= TASK STATEMENT =
In the entries below, the word "fields" appears on some lines. Copy each of those lines.

━━━━━━━━━━━━━━━━━━━━━━━━━━━━━━

# tangxyw/RecAlgorithm

Measured on AMD Instinct MI355X. Metric: CTR examples/sec (train step fwd+bwd+TF1-Adam), batch 4096/GPU, 26 fields x emb16, higher is better.
Workload: dtype f32; 1 GPU; DCN 3-layer CrossNet + MLP 512,256,128; 26 fields x emb16; batch 4096/GPU; data_batches=32, global_batch=4096, fields=26, emb_dim=16, embedding_rows=2790871, launch=hipGraph replay, parallelism=single

## Files before the change

recalgorithm_amd/csrc/cross_bwd.h:

```cpp
#pragma once
#include "common.h"

namespace recalgo_cross {

template <int N>
__device__ __forceinline__ void wave_sum_n(float (&v)[N]) {
#pragma unroll
    for (int o = 32; o > 0; o >>= 1) {
        float t[N];
#pragma unroll
        for (int i = 0; i < N; ++i) t[i] = __shfl_xor(v[i], o, 64);
#pragma unroll
        for (int i = 0; i < N; ++i) v[i] += t[i];
    }
}

template <int NV, int L, int WAVES>
__device__ __forceinline__ void cross_stack_bwd_block(
    const float* __restrict__ x0, unsigned x_stride, const float4* __restrict__ w,
    const float4* __restrict__ b, const float* __restrict__ g, unsigned g_stride,
    const float* __restrict__ g_x0_extra, unsigned B, unsigned d4, float* __restrict__ dx0,
    float* __restrict__ partials, unsigned block, unsigned nblocks, float* smem) {
    constexpr int kBwdWaves = WAVES, kBwdThreads = WAVES * 64;
    const unsigned lane = threadIdx.x & 63;
    const unsigned wib = threadIdx.x >> 6;
    const unsigned wave = block * kBwdWaves + wib;
    const unsigned nwaves = nblocks * kBwdWaves;
    const unsigned d = d4 * 4;

    float4 wv[L][NV];
    float beta_part[L];
    {
        float4 Bv[NV];
#pragma unroll
        for (int v = 0; v < NV; ++v) Bv[v] = f4_zero();
#pragma unroll
        for (int l = 0; l < L; ++l) {
            float acc = 0.f;
#pragma unroll
            for (int v = 0; v < NV; ++v) {
                unsigned idx = lane + v * 64;
                wv[l][v] = idx < d4 ? w[l * d4 + idx] : f4_zero();
                acc += f4_dot(Bv[v], wv[l][v]);
                if (idx < d4) Bv[v] = f4_add(Bv[v], b[l * d4 + idx]);
            }
            beta_part[l] = acc;
        }
    }
    float4 A[L][NV], G[NV];
    float T[L];
#pragma unroll
    for (int v = 0; v < NV; ++v) G[v] = f4_zero();
#pragma unroll
    for (int l = 0; l < L; ++l) {
        T[l] = 0.f;
#pragma unroll
        for (int v = 0; v < NV; ++v) A[l][v] = f4_zero();
    }

    for (unsigned ex = wave; ex < B; ex += nwaves) {
        const float4* xr = reinterpret_cast<const float4*>(x0 + (size_t)ex * x_stride);
        const float4* gr = reinterpret_cast<const float4*>(g + (size_t)ex * g_stride);
        float4 xv[NV], gv[NV];
#pragma unroll
        for (int v = 0; v < NV; ++v) {
            unsigned idx = lane + v * 64;
            xv[v] = idx < d4 ? xr[idx] : f4_zero();
            gv[v] = idx < d4 ? gr[idx] : f4_zero();
        }
        float r[2 * L + 1];
        {
            float q = 0.f;
#pragma unroll
            for (int v = 0; v < NV; ++v) q += f4_dot(gv[v], xv[v]);
            r[2 * L] = q;
        }
#pragma unroll
        for (int l = 0; l < L; ++l) {
            float acc = 0.f;
#pragma unroll
            for (int v = 0; v < NV; ++v) acc += f4_dot(xv[v], wv[l][v]);
            r[l] = acc;
            r[L + l] = beta_part[l];
        }
        wave_sum_n<2 * L + 1>(r);
        float c[L + 1];
        c[0] = 1.f;
#pragma unroll
        for (int l = 0; l < L; ++l) c[l + 1] = c[l] + fmaf(c[l], r[l], r[L + l]);
        float dc = r[2 * L];
        float dp[L];
#pragma unroll
        for (int l = L - 1; l >= 0; --l) {
            T[l] += dc;
            dp[l] = dc * c[l];
            dc = dc * (1.f + r[l]);
        }
        float4* orow = reinterpret_cast<float4*>(dx0 + (size_t)ex * x_stride);
#pragma unroll
        for (int v = 0; v < NV; ++v) {
            unsigned idx = lane + v * 64;
            float4 o = f4_scale(gv[v], c[L]);
#pragma unroll
            for (int l = 0; l < L; ++l) {
                o = f4_fma(wv[l][v], dp[l], o);
                A[l][v] = f4_fma(xv[v], dp[l], A[l][v]);
            }
            G[v] = f4_add(G[v], gv[v]);
            if (idx < d4) {
                if (g_x0_extra)
                    o = f4_add(o, reinterpret_cast<const float4*>(g_x0_extra + (size_t)ex * x_stride)[idx]);
                orow[idx] = o;
            }
        }
    }

    const unsigned row_len = 2 * L * d;
    float* prow = partials + (size_t)block * row_len;
    float* sT = smem + (size_t)kBwdWaves * d;
    const float* wf = reinterpret_cast<const float*>(w);
    const float* bf = reinterpret_cast<const float*>(b);
    if (lane == 0) {
#pragma unroll
        for (int l = 0; l < L; ++l) sT[wib * L + l] = T[l];
    }
    __syncthreads();
    if (threadIdx.x < L) {
        float acc = 0.f;
        for (int wv_ = 0; wv_ < kBwdWaves; ++wv_) acc += sT[wv_ * L + threadIdx.x];
        sT[kBwdWaves * L + threadIdx.x] = acc;
    }
    __syncthreads();
    float Tw[L];
#pragma unroll
    for (int l = 0; l < L; ++l) Tw[l] = sT[kBwdWaves * L + l];
#pragma unroll
    for (int vec = 0; vec <= L; ++vec) {
        __syncthreads();
#pragma unroll
        for (int v = 0; v < NV; ++v) {
            unsigned idx = lane + v * 64;
            if (idx < d4) {
                float4 val = G[v];
#pragma unroll
                for (int l = 0; l < L; ++l)
                    if (vec == l) val = A[l][v];
                *reinterpret_cast<float4*>(smem + (size_t)wib * d + idx * 4) = val;
            }
        }
        __syncthreads();
        for (unsigned j = threadIdx.x; j < d; j += kBwdThreads) {
            float acc = 0.f;
#pragma unroll
            for (int wv_ = 0; wv_ < kBwdWaves; ++wv_) acc += smem[(size_t)wv_ * d + j];
            if (vec < L) {
                float Bl = 0.f;
#pragma unroll
                for (int jj = 0; jj < L; ++jj)
                    if (jj < vec) Bl += bf[(size_t)jj * d + j];
                prow[(size_t)vec * d + j] = fmaf(Bl, Tw[vec], acc);
            } else {
                float tail = 0.f;
#pragma unroll
                for (int jj = L - 1; jj >= 0; --jj) {
                    prow[(size_t)(L + jj) * d + j] = acc + tail;
                    tail = fmaf(Tw[jj], wf[(size_t)jj * d + j], tail);
                }
            }
        }
    }
}


}
```

Baseline: 20.44 million examples/s.

## Software-prefetch cross backward rows via register ring and preload weight columns

Adds a register ring buffer that issues the loads for the x0 and gradient rows one or two examples ahead, so global memory latency overlaps the per-example cross-layer compute. The prefetch depth depends on NV and L. For small NV it also loads the bias and weight column values into registers before the main loop, so the final partial-reduction phase no longer re-reads them from global memory. The cost is higher register pressure, which may lower occupancy.

```diff
diff --git a/recalgorithm_amd/csrc/cross_bwd.h b/recalgorithm_amd/csrc/cross_bwd.h
--- a/recalgorithm_amd/csrc/cross_bwd.h
+++ b/recalgorithm_amd/csrc/cross_bwd.h
@@ -28,6 +28,21 @@
     const unsigned nwaves = nblocks * kBwdWaves;
     const unsigned d = d4 * 4;
 
+    constexpr int kPrefetch = NV > 2 ? 0 : (NV * L > 6 ? 1 : 2), kRing = kPrefetch + 1;
+    float4 xring[kRing][NV], gring[kRing][NV];
+    auto request = [&](int slot, unsigned long long e) {
+        if (e >= B) return;
+        const float4* xr = reinterpret_cast<const float4*>(x0 + (size_t)e * x_stride);
+        const float4* gr = reinterpret_cast<const float4*>(g + (size_t)e * g_stride);
+#pragma unroll
+        for (int v = 0; v < NV; ++v) {
+            unsigned idx = lane + v * 64;
+            xring[slot][v] = idx < d4 ? xr[idx] : f4_zero();
+            gring[slot][v] = idx < d4 ? gr[idx] : f4_zero();
+        }
+    };
+#pragma unroll
+    for (int p = 0; p < kPrefetch; ++p) request(p, (unsigned long long)wave + (unsigned long long)p * nwaves);
     float4 wv[L][NV];
     float beta_part[L];
     {
@@ -47,6 +62,22 @@
             beta_part[l] = acc;
         }
     }
+    constexpr bool kEarlyCols = NV <= 2;
+    constexpr int kCols = (NV * 256 + kBwdThreads - 1) / kBwdThreads;
+    const float* wf = reinterpret_cast<const float*>(w);
+    const float* bf = reinterpret_cast<const float*>(b);
+    float bcol[kEarlyCols ? L : 1][kCols], wcol[kEarlyCols ? L : 1][kCols];
+    if constexpr (kEarlyCols) {
+#pragma unroll
+        for (int k = 0; k < kCols; ++k) {
+            const unsigned j = threadIdx.x + k * kBwdThreads;
+#pragma unroll
+            for (int l = 0; l < L; ++l) {
+                bcol[l][k] = j < d ? bf[(size_t)l * d + j] : 0.f;
+                wcol[l][k] = j < d ? wf[(size_t)l * d + j] : 0.f;
+            }
+        }
+    }
     float4 A[L][NV], G[NV];
     float T[L];
 #pragma unroll
@@ -58,16 +89,7 @@
         for (int v = 0; v < NV; ++v) A[l][v] = f4_zero();
     }
 
-    for (unsigned ex = wave; ex < B; ex += nwaves) {
-        const float4* xr = reinterpret_cast<const float4*>(x0 + (size_t)ex * x_stride);
-        const float4* gr = reinterpret_cast<const float4*>(g + (size_t)ex * g_stride);
-        float4 xv[NV], gv[NV];
-#pragma unroll
-        for (int v = 0; v < NV; ++v) {
-            unsigned idx = lane + v * 64;
-            xv[v] = idx < d4 ? xr[idx] : f4_zero();
-            gv[v] = idx < d4 ? gr[idx] : f4_zero();
-        }
+    auto example = [&](unsigned ex, const float4 (&xv)[NV], const float4 (&gv)[NV]) {
         float r[2 * L + 1];
         {
             float q = 0.f;
@@ -113,13 +135,20 @@
                 orow[idx] = o;
             }
         }
+    };
+    for (unsigned long long ex = wave; ex < B;) {
+#pragma unroll
+        for (int s = 0; s < kRing; ++s) {
+            if (ex >= B) break;
+            request((s + kPrefetch) % kRing, ex + (unsigned long long)kPrefetch * nwaves);
+            example((unsigned)ex, xring[s], gring[s]);
+            ex += nwaves;
+        }
     }
 
     const unsigned row_len = 2 * L * d;
     float* prow = partials + (size_t)block * row_len;
     float* sT = smem + (size_t)kBwdWaves * d;
-    const float* wf = reinterpret_cast<const float*>(w);
-    const float* bf = reinterpret_cast<const float*>(b);
     if (lane == 0) {
 #pragma unroll
         for (int l = 0; l < L; ++l) sT[wib * L + l] = T[l];
@@ -149,7 +178,7 @@
             }
         }
         __syncthreads();
-        for (unsigned j = threadIdx.x; j < d; j += kBwdThreads) {
+        auto column = [&](int k, unsigned j) {
             float acc = 0.f;
 #pragma unroll
             for (int wv_ = 0; wv_ < kBwdWaves; ++wv_) acc += smem[(size_t)wv_ * d + j];
@@ -157,16 +186,25 @@
                 float Bl = 0.f;
 #pragma unroll
                 for (int jj = 0; jj < L; ++jj)
-                    if (jj < vec) Bl += bf[(size_t)jj * d + j];
+                    if (jj < vec) Bl += kEarlyCols ? bcol[kEarlyCols ? jj : 0][k] : bf[(size_t)jj * d + j];
                 prow[(size_t)vec * d + j] = fmaf(Bl, Tw[vec], acc);
             } else {
                 float tail = 0.f;
 #pragma unroll
                 for (int jj = L - 1; jj >= 0; --jj) {
                     prow[(size_t)(L + jj) * d + j] = acc + tail;
-                    tail = fmaf(Tw[jj], wf[(size_t)jj * d + j], tail);
+                    tail = fmaf(Tw[jj], kEarlyCols ? wcol[kEarlyCols ? jj : 0][k] : wf[(size_t)jj * d + j], tail);
                 }
             }
+        };
+        if constexpr (kEarlyCols) {
+#pragma unroll
+            for (int k = 0; k < kCols; ++k) {
+                const unsigned j = threadIdx.x + k * kBwdThreads;
+                if (j < d) column(k, j);
+            }
+        } else {
+            for (unsigned j = threadIdx.x; j < d; j += kBwdThreads) column(0, j);
         }
     }
 }
```

Result: no change. 20.56 million examples/s (median of 6 runs) (+0.6%).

━━━━━━━━━━━━━━━━━━━━━━━━━━━━━━

= TASK RESULT =
Measured on AMD Instinct MI355X. Metric: CTR examples/sec (train step fwd+bwd+TF1-Adam), batch 4096/GPU, 26 fields x emb16, higher is better.
Workload: dtype f32; 1 GPU; DCN 3-layer CrossNet + MLP 512,256,128; 26 fields x emb16; batch 4096/GPU; data_batches=32, global_batch=4096, fields=26, emb_dim=16, embedding_rows=2790871, launch=hipGraph replay, parallelism=single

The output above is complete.